E’ il 28 ottobre del 1979 e a Roma c’è il solito sano fermento per il derby
capitolino fra Roma e Lazio. Vincenzo Paparelli decide di andare a godersi il match della sua squadra del cuore allo Stadio Olimpico: la Lazio non è più quella di Chinaglia e Maestrelli ma si sa, il derby è una partita a sè e può capitare di tutto: battere i cugini è possibile. Ad accompagnarlo c’è sua moglie Wanda che, per prevenire eventuali attacchi di fame, prepara dei panini da portare sugli spalti. C’è tanta gente fuori dallo stadio, la fila è lunga ma Vincenzo e sua moglie riescono ad entrare comunque prima dell’inizio della gara. Lo spettacolo sugli spalti è impressionante: una vera e propria marea di gente scandisce all’unisono il nome dalla propria squadra. Vola qualche insulto, da una parte e dall’altra, come è normale che sia.
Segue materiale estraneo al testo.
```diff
@@ -114,6 +115,34 @@
     xn = mu + dm.sig * erfinv_fast(2.0f * pt - 1.0f) * kSqrt2;
     xn = fminf(fmaxf(xn, dm.lb), dm.ub);
     tn_cache(xn, dm.isig, dm.lb, dm.ub, n_ph, n_lZ);
+    hast_d = c_lZ - n_lZ;
+    n_lf = fast_log(xn);
+  }
+}
+
+__device__ __forceinline__ void tn_cache_pair(float mu, const Dim& dm, bool side, float& phl,
+                                              float& lZ) {
+  const float mine = normal_cdf(dm.bd, mu, dm.isig);
+  const float other = dpp_f<0xb1>(mine);
+  phl = side ? other : mine;
+  lZ = nan_to_num(fast_log((side ? mine : other) - phl), 0.0f);
+}
+
+template <bool ABLATE>
+__device__ __forceinline__ void propose_pair(float mu, float pc, const Dim& dm, bool side,
+                                             float& xn, float& hast_d, float& n_lf) {
+  if (ABLATE) {
+    xn = fminf(fmaxf(mu + (pc - 0.5f) * dm.sig, dm.lb), dm.ub);
+    hast_d = 0.f;
+    n_lf = xn;
+  } else {
+    float c_ph, c_lZ, n_ph, n_lZ;
+    tn_cache_pair(mu, dm, side, c_ph, c_lZ);
+    float pt = c_ph + pc * fast_exp(c_lZ);
+    pt = fminf(fmaxf(pt, 1e-6f), 0.999999f);
+    xn = mu + dm.sig * erfinv_fast(2.0f * pt - 1.0f) * kSqrt2;
+    xn = fminf(fmaxf(xn, dm.lb), dm.ub);
+    tn_cache_pair(xn, dm, side, n_ph, n_lZ);
     hast_d = c_lZ - n_lZ;
     n_lf = fast_log(xn);
   }
@@ -588,8 +617,14 @@
   }
   SMC_TRACE(trow, 3);
 
-  const int lb3 = lane / 3;
-  const int d = lane - 3 * lb3;
+  constexpr bool kSix = PPL > 1 && !FULL;
+  constexpr int kEntryLanes = kSix ? 6 : 3;
+  constexpr int kDimLanes = kSix ? 2 : 1;
+  constexpr bool kDrawTerms = kSix;
+  constexpr int kEntries = kSix ? 10 : kBatch;
+  const int lb3 = lane / kEntryLanes;
+  const int d = kSix ? (lane - kEntryLanes * lb3) >> 1 : lane - 3 * lb3;
+  [[maybe_unused]] const bool side = (lane & 1) != 0;
   Dim dm;
   dm.isig = d < 2 ? a.isl : a.isf;
   dm.sig = d < 2 ? a.sl : a.sf;
@@ -604,6 +639,7 @@
     }
     dm.lb = d == 0 ? lb_h : (d == 1 ? lb_w : a.lb_f);
     dm.ub = d == 0 ? ub_h : (d == 1 ? ub_w : a.ub_f);
+    dm.bd = side ? dm.ub : dm.lb;
   }
   const bool ablate_prop = kDiag && (a.ablate & SMCDET_MH_ABLATE_PROPOSAL) != 0;
   const bool ablate_lik = kDiag && (a.ablate & SMCDET_MH_ABLATE_LIKELIHOOD) != 0;
@@ -632,6 +668,15 @@
       ru3 = u01(r0.w);
       ru4 = u01(r1.x);
     }
+    if constexpr (kDrawTerms) {
+      if constexpr (!REPLAY) rcomp = min((int)(ru0 * (float)Sj), Sj - 1);
+      if (!ablate_prop) {
+        ru1 = fminf(fmaxf(ru1, 1e-6f), 0.999999f);
+        ru2 = fminf(fmaxf(ru2, 1e-6f), 0.999999f);
+        ru3 = fminf(fmaxf(ru3, 1e-6f), 0.999999f);
+      }
+      ru4 = fast_log(ru4);
+    }
   };
 
   float bx = 0.f, bhd = 0.f;
@@ -640,42 +685,58 @@
   unsigned bmg = 1u;
   int bj = 0, batch_k0 = 0, batch_n = 0;
   uint64_t dirty = 0;
+#ifdef SMCDET_TRACE
+  unsigned tr_bat = 0, tr_reb = 0, tr_it = 0, tr_long = 0;
+#endif
   auto compute_batch = [&](int k0) {
-    const int n_ = min(min(kBatch, kWave - (k0 & 63)), K - k0);
+#ifdef SMCDET_TRACE
+    ++tr_bat;
+    if (batch_n > 0 && k0 - batch_k0 >= 10) ++tr_long;
+#endif
+    const int n_ = min(min(kEntries, kWave - (k0 & 63)), K - k0);
     const int b = min(lb3, n_ - 1);
     const int kl = (k0 & 63) + b;
     int j;
-    if constexpr (REPLAY) j = __shfl(rcomp, kl, kWave);
+    if constexpr (REPLAY || kDrawTerms) j = __shfl(rcomp, kl, kWave);
     else j = min((int)(__shfl(ru0, kl, kWave) * (float)Sj), Sj - 1);
     const float u1 = __shfl(ru1, kl, kWave), u2 = __shfl(ru2, kl, kWave);
     const float u3 = __shfl(ru3, kl, kWave);
     const float u = d == 0 ? u1 : (d == 1 ? u2 : u3);
     const float m0 = __shfl(sh, j, kWave), m1 = __shfl(sw, j, kWave), m2 = __shfl(sfx, j, kWave);
     const float mu = d == 0 ? m0 : (d == 1 ? m1 : m2);
-    float c_ph, c_lZ;
-    tn_cache(mu, dm.isig, dm.lb, dm.ub, c_ph, c_lZ);
-    float n_ph, n_lZ, blf;
-    if (ablate_prop)
-      propose_lane<true>(mu, c_ph, c_lZ, u, dm, bx, n_ph, n_lZ, bhd, blf);
-    else
-      propose_lane<false>(mu, c_ph, c_lZ, u, dm, bx, n_ph, n_lZ, bhd, blf);
+    float blf;
+    if constexpr (kSix) {
+      if (ablate_prop) propose_pair<true>(mu, u, dm, side, bx, bhd, blf);
+      else propose_pair<false>(mu, kDrawTerms ? u : fminf(fmaxf(u, 1e-6f), 0.999999f), dm, side, bx,
+                               bhd, blf);
+    } else {
+      float c_ph, c_lZ;
+      tn_cache(mu, dm.isig, dm.lb, dm.ub, c_ph, c_lZ);
+      float n_ph, n_lZ;
+      if (ablate_prop)
+        propose_lane<true>(mu, c_ph, c_lZ, u, dm, bx, n_ph, n_lZ, bhd, blf);
+      else
+        propose_lane<false>(mu, c_ph, c_lZ, u, dm, bx, n_ph, n_lZ, bhd, blf);
+    }
     bmu = mu;
     bfl = (int)(((unsigned)ifloor16(mu) & 0xffffu) | ((unsigned)ifloor16(bx) << 16));
     {
       const int f0 = ifloor16(mu), f1 = ifloor16(bx);
       const int c0_ = max(min(f0, f1) - m.R, 0), c1_ = min(max(f0, f1) + m.R, m.W - 1);
       const unsigned bw_ = (unsigned)max(c1_ - c0_ + 1, 1);
-      bmg = (65536u + bw_ - 1u) / bw_;
+      if constexpr (kSix) bmg = mh_window_magic(bw_, fast_rcp((float)bw_));
+      else bmg = (65536u + bw_ - 1u) / bw_;
     }
     const float lf_cur = fast_log(mu);
     bampo = m.g * mu * psf_scale<MODEL>(m);
     bampn = m.g * bx * psf_scale<MODEL>(m);
     bdp = ((float)j < count) ? flux_prior_delta<FP>(a.pr, mu, bx, lf_cur, blf) : 0.0f;
     if (d < 2 && bx >= dm.ub) bhd = -INFINITY;
-    const float hd0 = __shfl(bhd, max(lane - 2, 0), kWave);
-    const float hd1 = __shfl(bhd, max(lane - 1, 0), kWave);
+    const float hd0 = __shfl(bhd, max(lane - 2 * kDimLanes, 0), kWave);
+    const float hd1 = __shfl(bhd, max(lane - kDimLanes, 0), kWave);
     bhs = (hd0 + hd1 + bhd) + bdp;
-    blu = fast_log(__shfl(ru4, kl, kWave));
+    if constexpr (kDrawTerms) blu = __shfl(ru4, kl, kWave);
+    else blu = fast_log(__shfl(ru4, kl, kWave));
     bj = j;
     batch_k0 = k0;
     batch_n = n_;
@@ -699,23 +760,27 @@
     if (kl == 0) refill(k);
     if (k >= batch_k0 + batch_n) compute_batch(k);
     int b = k - batch_k0;
-    int j = readlane(bj, 3 * b);
+    int j = readlane(bj, kEntryLanes * b);
     if ((dirty >> j) & 1ull) {
+#ifdef SMCDET_TRACE
+      ++tr_reb;
+#endif
       compute_batch(k);
       b = 0;
       j = readlane(bj, 0);
     }
-    const int b3 = __builtin_amdgcn_readfirstlane(3 * b);
+    const int b3 = __builtin_amdgcn_readfirstlane(kEntryLanes * b);
     Proposal P;
     P.j = j;
     P.h = readlane(bmu, b3);
-    P.w = readlane(bmu, b3 + 1);
+    P.w = readlane(bmu, b3 + kDimLanes);
     P.hn = readlane(bx, b3);
-    P.wn = readlane(bx, b3 + 1);
-    P.fn = readlane(bx, b3 + 2);
-    P.hast = readlane(bhs, b3 + 2);
-    const float log_u = readlane(blu, b3 + 2);
-    const float amp_o = readlane(bampo, b3 + 2), amp_n = readlane(bampn, b3 + 2);
+    P.wn = readlane(bx, b3 + kDimLanes);
+    P.fn = readlane(bx, b3 + 2 * kDimLanes);
+    P.hast = readlane(bhs, b3 + 2 * kDimLanes);
+    const float log_u = readlane(blu, b3 + 2 * kDimLanes);
+    const float amp_o = readlane(bampo, b3 + 2 * kDimLanes),
+                amp_n = readlane(bampn, b3 + 2 * kDimLanes);
 
     float dll;
     double new_ll = 0.0;
@@ -737,7 +802,7 @@
       }
       dll = (float)(new_ll - cur_ll);
     } else {
-      const int flh = readlane(bfl, b3), flw = readlane(bfl, b3 + 1);
+      const int flh = readlane(bfl, b3), flw = readlane(bfl, b3 + kDimLanes);
       const int fh0 = (int)(int16_t)(flh & 0xffff), fh1 = flh >> 16;
       const int fw0 = (int)(int16_t)(flw & 0xffff), fw1 = flw >> 16;
       r0 = max(min(fh0, fh1) - m.R, 0);
@@ -750,7 +815,7 @@
 #ifdef SMCDET_TRACE
       tr_pos += npos;
 #endif
-      const unsigned magic = (unsigned)readlane((int)bmg, b3 + 1);
+      const unsigned magic = (unsigned)readlane((int)bmg, b3 + kDimLanes);
       const bool same = (fh0 == fh1) && (fw0 == fw1);
       const int ao_h = fh0 - m.R - r0, ao_w = fw0 - m.R - c0;
       const int an_h = fh1 - m.R - r0, an_w = fw1 - m.R - c0;
@@ -988,6 +1053,7 @@
     }
 #ifdef SMCDET_TRACE
     tr_acc += accept;
+    ++tr_it;
 #endif
     if constexpr (REPLAY) {
       if (lane == 0) {
@@ -1025,8 +1091,11 @@
   __builtin_amdgcn_s_setprio(0);
   SMC_TRACE(trow, 4);
 #ifdef SMCDET_TRACE
-  SMC_WAVE_STAT(trow, 5, tr_pos);
-  SMC_WAVE_STAT(trow, 6, tr_acc);
+  SMC_WAVE_STAT(trow, 5, (unsigned long long)tr_pos | (unsigned long long)tr_long << 32);
+  SMC_WAVE_STAT(trow, 6,
+                (unsigned long long)(tr_acc & 0xffffu) | (unsigned long long)(tr_reb & 0xffffu) << 16 |
+                    (unsigned long long)(tr_bat & 0xffffu) << 32 |
+                    (unsigned long long)(tr_it & 0xffffu) << 48);
 #endif
   if (lane < S) {
     a.locs_out[(pid * S + lane) * 2 + 0] = sh;
diff --git a/smcdet_amd/csrc/mh_plan.h b/smcdet_amd/csrc/mh_plan.h
--- a/smcdet_amd/csrc/mh_plan.h
+++ b/smcdet_amd/csrc/mh_plan.h
@@ -34,6 +34,12 @@
   const int imgs = model == SMCDET_MODEL_POISSON ? 2 : 1, HWp = HW + kMhPad;
   return sizeof(float) * (size_t)(tab ? mh_lds_tab(imgs, HWp, HW, S, rv, pc) + kMhTabFloats
                                       : mh_lds_floats(imgs, HWp, HW, S, rv, pc));
+}
+SMCDET_HD inline unsigned mh_window_magic(unsigned bw, float rcp_bw) {
+  const float fbw = (float)bw;
+  const float q0 = __builtin_truncf(65536.0f * rcp_bw);
+  const float r = 65536.0f - q0 * fbw;
+  return (unsigned)q0 + (unsigned)(r > 0.0f) + (unsigned)(r > fbw);
 }
 constexpr int mh_wg_per_cu(int ppl, bool replay, bool full) {
   return ppl == 1 ? (replay ? SMCDET_SMALL_TILE_WAVES - 1 : SMCDET_SMALL_TILE_WAVES)
```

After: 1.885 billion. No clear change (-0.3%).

Bandiere giallorosse e biancocelesti colorano le curve dello stadio,
con queste premesse sarebbe un peccato se la partita alla fine fosse noiosa. Dalla Curva Sud della Roma si innalzano fumogeni e fuochi d’artificio, mancano pochi minuti all’inizio. Vincenzo decide di addentare qualcosa, la scelta ricade su un panino con frittata preparato da Wanda. Ad un certo punto, un razzo parte dalla Curva giallorossa e sale in cielo: tutto lo stadio resta a bocca aperta in un “Oh” di ammirazione. Ma il razzo scende, percorre tutto il campo e si dirige in Curva Nord, quella presidiata dai sostenitori laziali. Il razzo colpisce proprio Vincenzo, conficcandosi sul suo occhio sinistro. Wanda, con la disperazione di chi sa che ormai è troppo tardi ma prova il tutto per tutto, cerca di togliere quel missile infuocato dall’occhio del marito, ustionandosi la mano. Il medico che presterà i primi soccorsi a Vincenzo dirà che nemmeno in guerra ha visto una roba simile. “Il
Tempo” pubblicherà la foto dell’uomo riverso per terra, con la faccia insanguinata e l’orbita dell’occhio vuota. Vincenzo muore e, forse, con lui morirà un po’ il calcio genuino di quel tempo.

Da quel giorno tante cose sono successe. Si è fatto tanto per evitare che ricapitino incidenti simili e forse, oggi, dopo tanto tempo, qualcosa è cambiato. I tifosi della Lazio ogni tanto inneggiano il suo nome allo stadio mentre qualcuno di quelli romanisti, lo sbeffeggia spesso: “10, 100, 1000 Paparelli”. Forse è proprio da quel giorno che romanisti e laziali hanno iniziato a parlare del derby non più come “sfida” ma come “guerra”. Forse è da allora che non è più “rivalità” ma “odio”. L’unica cosa certa è che 39 anni fa il calcio di una volta, quello innocente che i nostri padri ci raccontano con un filo di luccichio negli occhi, è andato via per sempre.